» DESCRIPTION OF THE TASK
Begin with the first line of the listing and quote every line through the one containing "constexpr uint32_t MEND_LIST = 192;"; give only those lines.

» DATASET EXTRACT
■ ■ ■ ■

#define RSX_B16_WAVES(WG) ((WG) >= 512 ? 4 : 3)
template <int ES>
__device__ __forceinline__ bool agree(const PassPlan& pp, const Elem<ES>& x, const Elem<ES>& y) {
    uint32_t diff = 0;
#pragma unroll
    for (int w = 0; w < ES / 4; ++w) diff |= (x.w[w] ^ y.w[w]) & pp.mask[w];
    return diff == 0;
}
constexpr uint32_t MEND_LIST = 192;
template <int ES, int KPT, int WG>
__device__ __forceinline__ uint32_t* mend_count(unsigned char* smem) {
    return reinterpret_cast<uint32_t*>(LdsTile<ES, KPT, WG>::cnt(smem));
}
template <int ES, int KPT, int WG>
__device__ __forceinline__ bool local_check(const PassPlan& pp, const uint32_t n, unsigned char* smem, Elem<ES> (&x)[KPT], uint32_t& ties) {
    using E = Elem<ES>;
    const E* s_elems = reinterpret_cast<const E*>(smem);
    ties = 0;
    if (threadIdx.x == 0) *mend_count<ES, KPT, WG>(smem) = 0;
#pragma unroll
    for (int j = 0; j < KPT; ++j) {
        const uint32_t i = (uint32_t)j * WG + threadIdx.x;
        x[j] = E{};
        if (i < n) {
            x[j] = s_elems[i];
            const E p = s_elems[i != 0 ? i - 1 : 0];
            uint32_t diff = 0;
#pragma unroll
            for (int w = 0; w < ES / 4; ++w) diff |= (x[j].w[w] ^ p.w[w]) & pp.mask[w];
            ties |= (diff == 0 && i != 0) ? 1u << j : 0u;
        }
    }
    uint32_t work = 0;
    for (uint32_t t = ties; t != 0; t &= t - 1u) {
        const uint32_t i = (uint32_t)__builtin_ctz(t) * WG + threadIdx.x;
        const E u = s_elems[i], v = s_elems[i - 1];
#pragma unroll
        for (int w = 0; w < ES / 4; ++w) work |= (u.w[w] ^ v.w[w]) & pp.low[w];
    }
    return __syncthreads_or(work != 0 ? 1 : 0) != 0;
}
template <int ES>
struct MendMasks {
    uint32_t hi[ES / 4], lo[ES / 4];
};
template <int ES>
__device__ __forceinline__ uint32_t mend_listed(Elem<ES>* s_elems, uint32_t* s_list, uint32_t* s_flag, const uint32_t n, const uint32_t wg,
                                                        uint32_t ties, const MendMasks<ES> mm) {
    using E = Elem<ES>;
    constexpr uint32_t MAX_RUN = 48;
    auto same = [&](const E& u, const E& v) {
        uint32_t diff = 0;
#pragma unroll
        for (int w = 0; w < ES / 4; ++w) diff |= (u.w[w] ^ v.w[w]) & mm.hi[w];
        return diff == 0;
    };
    auto less = [&](const E& u, const E& v) {
#pragma unroll
        for (int w = ES / 4 - 1; w >= 0; --w) {
            const uint32_t a = u.w[w] & mm.lo[w], b = v.w[w] & mm.lo[w];
            if (a != b) return a < b;
        }
        return false;
    };
    if (threadIdx.x == 0) *s_flag = 0;
    for (uint32_t j = 0; ties != 0; ++j, ties >>= 1) {
        if (!(ties & 1u)) continue;
        const uint32_t i = j * wg + threadIdx.x;
        if (i >= 2 && same(s_elems[i - 1], s_elems[i - 2])) continue;
        const uint32_t k = atomicAdd(&s_list[0], 1u);
        if (k < MEND_LIST) s_list[1 + k] = i - 1;
    }
    __syncthreads();
    const uint32_t heads = s_list[0];
    if (heads > MEND_LIST) return 0u;
    if (threadIdx.x < heads) {
        const uint32_t i = s_list[1 + threadIdx.x];
        uint32_t len = 2;
        while (i + len < n && len <= MAX_RUN && same(s_elems[i + len], s_elems[i])) ++len;
        if (len > MAX_RUN) {
            *s_flag = 1;
        } else {
            for (uint32_t k = 1; k < len; ++k) {
                const E y = s_elems[i + k];
                uint32_t j = k;
                while (j > 0 && less(y, s_elems[i + j - 1])) {
                    s_elems[i + j] = s_elems[i + j - 1];
                    --j;
                }
                s_elems[i + j] = y;
            }
        }
    }
    __syncthreads();
    return *s_flag == 0 ? 1u : 0u;
}
template <int ES, int KPT, int WG>
__device__ __forceinline__ bool local_mend_listed(const uint32_t n, unsigned char* smem, const PassPlan& pp, uint32_t* s_flag, const uint32_t ties) {
    static_assert((WG / WAVE) * RADIX >= MEND_LIST + 1, "the list lives in the wave counters");
    MendMasks<ES> mm;
#pragma unroll
    for (int w = 0; w < ES / 4; ++w) {
        mm.hi[w] = pp.mask[w];
        mm.lo[w] = pp.low[w];
    }
    return mend_listed<ES>(reinterpret_cast<Elem<ES>*>(smem), mend_count<ES, KPT, WG>(smem), s_flag, n, (uint32_t)WG, ties, mm) != 0;
}
template <int ES, int KPT, int WG>
__device__ __forceinline__ void local_store_regs(const SmallArgs& a, Elem<ES>* __restrict__ dst, const uint32_t n, Elem<ES> (&x)[KPT]) {
#pragma unroll
    for (int j = 0; j < KPT; ++j) {
        const uint32_t i = (uint32_t)j * WG + threadIdx.x;
        if (i < n) {
            if (a.map_store) key_map<ES, true>(x[j], a.xf);
            dst[i] = x[j];
        }
    }
}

■ ■ ■ ■

» SOLUTION TO THE EXERCISE
#define RSX_B16_WAVES(WG) ((WG) >= 512 ? 4 : 3)
template <int ES>
__device__ __forceinline__ bool agree(const PassPlan& pp, const Elem<ES>& x, const Elem<ES>& y) {
    uint32_t diff = 0;
#pragma unroll
    for (int w = 0; w < ES / 4; ++w) diff |= (x.w[w] ^ y.w[w]) & pp.mask[w];
    return diff == 0;
}
constexpr uint32_t MEND_LIST = 192;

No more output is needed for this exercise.